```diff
@@ -369,7 +372,7 @@
       z[e] = cx_make(a, b);
       __builtin_amdgcn_sched_barrier(0);
     }
-    if (dom > (unsigned)(CHS_LOGTAB_N - 1)) s2 = __builtin_nan("");
+    if (chs_log_dom_bad(dom)) s2 = __builtin_nan("");
     const double acc1[1] = {s2};
     block_reduce_begin<1, FreshLane<C>::value>(acc1, red, wv);
   }
@@ -411,6 +414,7 @@
   if constexpr (sizeof(T) == 8 || RTWM != 0) __syncthreads();
   typename C::V z[C::E];
   const T RT = (T)dc.RT, BRT = (T)dc.BRT, A0 = (T)dc.A0, A1 = (T)dc.A1;
+  [[maybe_unused]] const PwConsts pwk = chs_pw_consts(dc.RT, dc.B, dc.BRT, dc.A0, dc.A1);
 #pragma unroll
   for (int pass = 0; pass < 2; ++pass) {
     const int lp = row_l<C, true>(wv, l);
@@ -437,7 +441,9 @@
       auto mu = [&](T& u) {
         const T uinv = T(1) - u;
         const T lU = chs_log_unit_tab<T>(u, ltab, dom), lV = chs_log_unit_tab<T>(uinv, ltab, dom);
-        const T m = chs_mu_from_logs_fast<T>(u, uinv, lU, lV, RT, BRT, A0, A1);
+        T m;
+        if constexpr (sizeof(T) == 8) { T e; chs_energy_mu_from_logs<false, true>(u, uinv, lU, lV, pwk, e, m); }
+        else m = chs_mu_from_logs_fast<T>(u, uinv, lU, lV, RT, BRT, A0, A1);
         s2 += (double)m * (double)m;
         u = m;
         asm volatile("" : "+v"(u), "+v"(s2), "+v"(dom));
@@ -448,7 +454,7 @@
         mu(a); mu(b);
         z[e] = cx_make(a, b);
       }
-      if (dom > (unsigned)(CHS_LOGTAB_N - 1)) s2 = __builtin_nan("");
+      if (chs_log_dom_bad(dom)) s2 = __builtin_nan("");
       const double acc1[1] = {s2};
       block_reduce_begin<1, true>(acc1, red, wv);
     }
@@ -596,14 +602,20 @@
     double sE = 0.0, sPS = 0.0, s2 = 0.0;
     int cSA = 0;
     unsigned dom = 0;
+    [[maybe_unused]] const PwConsts pwk = chs_pw_consts(dc.RT, dc.B, dc.BRT, dc.A0, dc.A1);
     auto point = [&](T& u) {
       const T uinv = T(1) - u;
       const T lU = chs_log_unit_tab<T>(u, ltab, dom), lV = chs_log_unit_tab<T>(uinv, ltab, dom);
-      sE += (double)chs_energy_from_logs_fast<T>(u, uinv, lU, lV, RT, B, A0, A1);
+      [[maybe_unused]] T m = T(0);
+      if constexpr (sizeof(T) == 8) {
+        chs_energy_mu_from_logs<true, FUSE>(u, uinv, lU, lV, pwk, sE, m);
+      } else {
+        sE += (double)chs_energy_from_logs_fast<T>(u, uinv, lU, lV, RT, B, A0, A1);
+        if constexpr (FUSE) m = chs_mu_from_logs_fast<T>(u, uinv, lU, lV, RT, BRT, A0, A1);
+      }
       sPS += fabs((double)u - mean);
       cSA += ((double)u < thr) ? 1 : 0;
       if constexpr (FUSE) {
-        const T m = chs_mu_from_logs_fast<T>(u, uinv, lU, lV, RT, BRT, A0, A1);
         s2 += (double)m * (double)m;
         u = m;
         asm volatile("" : "+v"(u), "+v"(s2));
@@ -618,7 +630,7 @@
       z[e] = cx_make(a, b);
       __builtin_amdgcn_sched_barrier(0);
     }
-    if (dom > (unsigned)(CHS_LOGTAB_N - 1)) sE = __builtin_nan("");
+    if (chs_log_dom_bad(dom)) sE = __builtin_nan("");
     const double acc[5] = {sE, sEdge, sPS, (double)cSA, s2};
     block_reduce_begin<5, FreshLane<C>::value>(acc, red, wv);
   }
diff --git a/chsimpy_amd/csrc/chs_math.h b/chsimpy_amd/csrc/chs_math.h
--- a/chsimpy_amd/csrc/chs_math.h
+++ b/chsimpy_amd/csrc/chs_math.h
@@ -87,22 +87,24 @@
 
 #include "chs_log_table.h"
 #define CHS_LN2 0.6931471805599453
+#define CHS_LOG_DOM_MAX 0x100FFFu
+__device__ __forceinline__ bool chs_log_dom_bad(unsigned domain) { return domain > CHS_LOG_DOM_MAX; }
 __device__ __forceinline__ double chs_log_unit_tab_f64(double x, const double2* tab, unsigned& domain) {
 #pragma clang fp contract(off)
   const double m = __builtin_amdgcn_frexp_mant(x);
   const int e = __builtin_amdgcn_frexp_exp(x);
-  const double u = __builtin_fma(m, 256.0, 0x1.8p52);
-  const unsigned i = (unsigned)(__double2loint(u) - CHS_LOGTAB_I0);
-  domain = max(domain, i);
-  const double2 t = tab[min(i, (unsigned)(CHS_LOGTAB_N - 1))];
+  const unsigned w = (unsigned)__double2hiint(m) - (0x3FE00000u - 0x1000u);
+  domain = max(domain, w);
+  const double2 t = tab[min(w, CHS_LOG_DOM_MAX) >> 13];
   const double r = __builtin_fma(m, t.x, -1.0);
   double p = __builtin_fma(r, -1.0 / 6.0, 1.0 / 5.0);
   p = __builtin_fma(r, p, -1.0 / 4.0);
   p = __builtin_fma(r, p, 1.0 / 3.0);
   p = __builtin_fma(r, p, -0.5);
-  const double lp = __builtin_fma(r * r, p, r);
-  return __builtin_fma((double)e, CHS_LN2, t.y) + lp;
-}
+  const double q = __builtin_fma(r, p, 1.0);
+  return __builtin_fma(r, q, __builtin_fma((double)e, CHS_LN2, t.y));
+}
+static_assert((CHS_LOG_DOM_MAX >> 13) == CHS_LOGTAB_N - 1, "the clamped index is the table's last entry");
 
 __device__ __forceinline__ float chs_logf(float x) {
   return __builtin_amdgcn_logf(x) * 0.69314718055994530942f;
@@ -178,6 +180,33 @@
   const T t2 = (A0 + A1 * U2inv) * U2inv;
   const T t3 = ((T(2) * A1) * U) * Uinv;
   return ((t1 - BRT) + t2) - t3;
+}
+
+struct PwConsts {
+  double RT, A0, A1, A1h, nRTB, c0;
+};
+__device__ __forceinline__ PwConsts chs_pw_consts(double RT, double B, double BRT, double A0, double A1) {
+  PwConsts k;
+  k.RT = RT; k.A0 = A0; k.A1 = A1; k.A1h = 1.5 * A1; k.nRTB = -(RT * B); k.c0 = -(BRT + 0.5 * A1);
+  return k;
+}
+template <bool ENERGY, bool MU>
+__device__ __forceinline__ void chs_energy_mu_from_logs(double U, double Uinv, double lU, double lV, const PwConsts& k,
+                                                        double& sE, double& mu) {
+  const double V2 = Uinv - U;
+  const double d = lU - lV;
+  if constexpr (ENERGY) {
+    const double g = __builtin_fma(k.A1, V2, k.A0);
+    const double t = __builtin_fma(g, Uinv, k.nRTB);
+    const double s = __builtin_fma(U, d, lV);
+    sE = __builtin_fma(k.RT, s, sE);
+    sE = __builtin_fma(U, t, sE);
+  }
+  if constexpr (MU) {
+    const double h = __builtin_fma(k.A1h, V2, k.A0);
+    const double m = __builtin_fma(k.RT, d, k.c0);
+    mu = __builtin_fma(V2, h, m);
+  }
 }
 
 __device__ __forceinline__ double chs_dt_integrand(double mu, double delt_max) {
diff --git a/chsimpy_amd/csrc/chs_pointwise.hip b/chsimpy_amd/csrc/chs_pointwise.hip
--- a/chsimpy_amd/csrc/chs_pointwise.hip
+++ b/chsimpy_amd/csrc/chs_pointwise.hip
@@ -184,7 +184,7 @@
       up = cur; cur = nxt;
     }
   }
-  if (dom > (unsigned)(CHS_LOGTAB_N - 1)) sE = __builtin_nan("");
+  if (chs_log_dom_bad(dom)) sE = __builtin_nan("");
   const double tE = block_sum(sE, scratch);
   const double tG = block_sum(sG, scratch);
   const double tP = block_sum(sPS, scratch);
@@ -791,7 +791,7 @@
   if (i >= n) return;
   double r;
   unsigned dom = 0;
-  if (which == 5) { r = chs_log_unit_tab_f64(a[i], ltab, dom); if (dom > (unsigned)(CHS_LOGTAB_N - 1)) r = __builtin_nan(""); }
+  if (which == 5) { r = chs_log_unit_tab_f64(a[i], ltab, dom); if (chs_log_dom_bad(dom)) r = __builtin_nan(""); }
   else if (which == 0) r = chs_log_f64(a[i]);
   else if (which == 1) r = chs_log_ratio_f64(a[i], b[i]);
   else if (which == 4) r = chs_log_pos_f64(a[i]);
```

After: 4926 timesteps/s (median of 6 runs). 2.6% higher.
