class OptTensor(C.Structure):
    _fields_ = [("param", fp), ("grad", fp), ("state1", fp), ("state2", fp), ("n", i64), ("l1", C.c_float),
                ("l2", C.c_float), ("skip_rows", fp), ("row_elems", i32), ("zero_grads", i32), ("grad_marks", fp),
                ("acc64", fp), ("acc_amax", fp), ("acc_shift", i32), ("acc_pad_", i32), ("warm_rows", fp)]


class Copy2dDesc(C.Structure):
    _fields_ = [("src", fp), ("lds", i64), ("dst", fp), ("ldd", i64), ("rows", i64), ("cols", i32),
                ("accumulate", i32), ("amax_out", fp)]


class PreluDesc(C.Structure):
    _fields_ = [("z", fp), ("ldz", i64), ("y", fp), ("ldy", i64), ("rows", i64), ("cols", i32), ("pad_", i32),
                ("alpha", fp), ("amax_out", fp)]


class PreluBwdDesc(C.Structure):
    _fields_ = [("dy", fp), ("lddy", i64), ("z", fp), ("ldz", i64), ("dz", fp), ("lddz", i64), ("rows", i64),
                ("cols", i32), ("pad_", i32), ("alpha", fp), ("dalpha", fp), ("accumulate_dz", i32),
                ("accumulate_dalpha", i32), ("amax_out", fp)]


PCGRAD_MAX_TASKS = 8


class PcgradSeg(C.Structure):
    _fields_ = [("bank", fp * PCGRAD_MAX_TASKS), ("out", fp), ("rows", i64), ("ld", i64), ("cols", i32), ("pad_", i32),
                ("row_marks", fp)]


class SumProdDesc(C.Structure):
    _fields_ = [("out", fp), ("x", fp * 8), ("y", fp * 8), ("n", i64), ("n_terms", i32), ("accumulate", i32),
                ("deriv_of", fp), ("act", i32), ("pad_", i32), ("amax_out", fp)]


class Attn2Desc(C.Structure):
    _fields_ = [("V", fp * 2), ("K", fp * 2), ("Q", fp * 2), ("ldv", i64 * 2), ("ldk", i64 * 2), ("ldq", i64 * 2),
                ("out", fp), ("ldo", i64), ("A", fp), ("dout", fp), ("lddo", i64), ("dV", fp * 2), ("dK", fp * 2),
                ("dQ", fp * 2), ("lddv", i64 * 2), ("lddk", i64 * 2), ("lddq", i64 * 2), ("B", i64), ("H", i32),
                ("sqrt_h", C.c_float)]


class OptHyper(C.Structure):
    _fields_ = [("kind", i32), ("step", i32), ("step_dev", fp), ("lr", C.c_float), ("beta1", C.c_float),
                ("beta2", C.c_float), ("eps", C.c_float), ("alpha", C.c_float), ("zero_grad", i32), ("max_blocks", i32)]
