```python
def conv2_wgrad_rows_covers(x_shape, dy_shape, KH: int, stride: int, split: bool, rows: int) -> bool:
    return (bool(split) and KH == 4 and stride == 2 and len(x_shape) == 4 and len(dy_shape) == 4
            and tuple(x_shape[1:]) == (20, 20, 64) and tuple(dy_shape[1:]) == (9, 9, 64)
            and x_shape[0] == dy_shape[0] and x_shape[0] > 0
            and rows > 0 and rows % _WG_ROWS == 0 and rows <= _WG_TBL)


def conv2_wgrad_rows_pick(x_shape, dy_shape, KH: int, stride: int, split: bool, rows: int,
                          force: Optional[bool] = None) -> bool:
    covers = conv2_wgrad_rows_covers(x_shape, dy_shape, KH, stride, split, rows)
    if force is not None:
        if force and not covers:
            raise ValueError("conv2_wgrad_rows does not cover this problem")
        return bool(force)
    return covers and bool(SW.conv2_wgrad_rows) and x_shape[0] >= SW.conv2_wgrad_rows_min


def conv_wgrad(lib, ws: Workspace, dy: torch.Tensor, x: torch.Tensor, KH: int, stride: int,
               dw_out: torch.Tensor, db_out: torch.Tensor, target_rows: int = 0, jobs: Optional[list] = None,
               dy_lo=None, x_lo=None, rows_kernel: Optional[bool] = None) -> None:
    N, OH, OW, Co = dy.shape
    if target_rows <= 0:
        small = N < 256
        target_rows = {3: SW.wg_rows3, 4: SW.wg_rows2}.get(KH) or \
            ((192 if small else 384) if KH == 3 else (352 if small else 704))
    _, H, W, Cin = x.shape
    Kc = KH * KH * Cin
    Mred = N * OH * OW
    nsplit, rows = _splits(Mred, target_rows, _WG_TBL)
    slab = ws.get(("wg", Co, Kc), nsplit * Co * Kc, dy.device)
    bslab = ws.get(("wgb", Co, Kc), nsplit * Co, dy.device)
    d = _wg_desc(dy=dy.data_ptr(), x=x.data_ptr(), slab=slab.data_ptr(), bias_slab=bslab.data_ptr(), N=N,
                 H=H, W=W, Cin=Cin, OH=OH, OW=OW, KH=KH, KW=KH, stride=stride, mode=1, Co=Co, Kc=Kc, ldd=Co,
                 rows_per_split=rows, Mred=Mred, dy_lo=_lib.ptr(dy_lo), x_lo=_lib.ptr(x_lo))
    launch, what = lib.apex_conv_wgrad, "conv_wgrad"
    if conv2_wgrad_rows_pick(x.shape, dy.shape, KH, stride, dy_lo is not None and x_lo is not None, rows,
                             rows_kernel):
        launch, what = lib.apex_conv2_wgrad_rows, "conv2_wgrad_rows"
    if jobs is not None:
        _lib.check(launch(d, None, None, nsplit, 1.0, _lib.stream_ptr()), what)
        jobs.append(dict(slab=slab, bslab=bslab, out=dw_out, bout=db_out, n=Co * Kc, nsplit=nsplit, nb=Co,
                         s2dC=0, Kc=Kc, scale=1.0))
        return
    _lib.check(launch(d, dw_out.data_ptr(), db_out.data_ptr(), nsplit, 1.0, _lib.stream_ptr()), what)
# ... 208 lines not shown
```

### apex_dqn_amd/ops/conv_sigs.py

```python
from __future__ import annotations

import ctypes

c_p = ctypes.c_void_p
c_i = ctypes.c_int
c_i64 = ctypes.c_int64
c_f = ctypes.c_float


class Conv2ImgDesc(ctypes.Structure):
    _fields_ = [("x", c_p), ("w", c_p), ("w2", c_p), ("bias", c_p), ("bias2", c_p), ("y", c_p),
                ("N", c_i), ("img_switch", c_i), ("x_lo", c_p), ("w_lo", c_p), ("w2_lo", c_p), ("y_lo", c_p),
                ("wfrag", c_p), ("wfrag_ready", c_i)]


class Conv12Desc(ctypes.Structure):
    _fields_ = [("ring", c_p), ("slots", c_p), ("w1", c_p), ("w1b", c_p), ("b1", c_p), ("b1b", c_p),
                ("w2", c_p), ("w2_lo", c_p), ("w2b", c_p), ("w2b_lo", c_p), ("wfrag", c_p), ("pack_sets", c_i),
                ("b2", c_p), ("b2b", c_p), ("y1", c_p), ("y1_lo", c_p), ("y2", c_p), ("y2_lo", c_p),
                ("w1frag", c_p), ("scratch", c_p), ("N", c_i), ("C", c_i), ("img_switch", c_i), ("copy_n", c_i),
                ("in_scale", ctypes.c_float), ("probe", c_p), ("wq", c_p), ("bf16", c_i), ("probe_split", c_i),
                ("w3", c_p), ("w3_lo", c_p), ("w3b", c_p), ("w3b_lo", c_p), ("b3", c_p), ("b3b", c_p),
                ("y3", c_p), ("y3_lo", c_p), ("w3frag", c_p)]
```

□ □ □ □ □

**Directions for this task**
After reading through the material, report every line that holds "what".

**Answer below**
    launch, what = lib.apex_conv_wgrad, "conv_wgrad"
        launch, what = lib.apex_conv2_wgrad_rows, "conv2_wgrad_rows"
        _lib.check(launch(d, None, None, nsplit, 1.0, _lib.stream_ptr()), what)
    _lib.check(launch(d, dw_out.data_ptr(), db_out.data_ptr(), nsplit, 1.0, _lib.stream_ptr()), what)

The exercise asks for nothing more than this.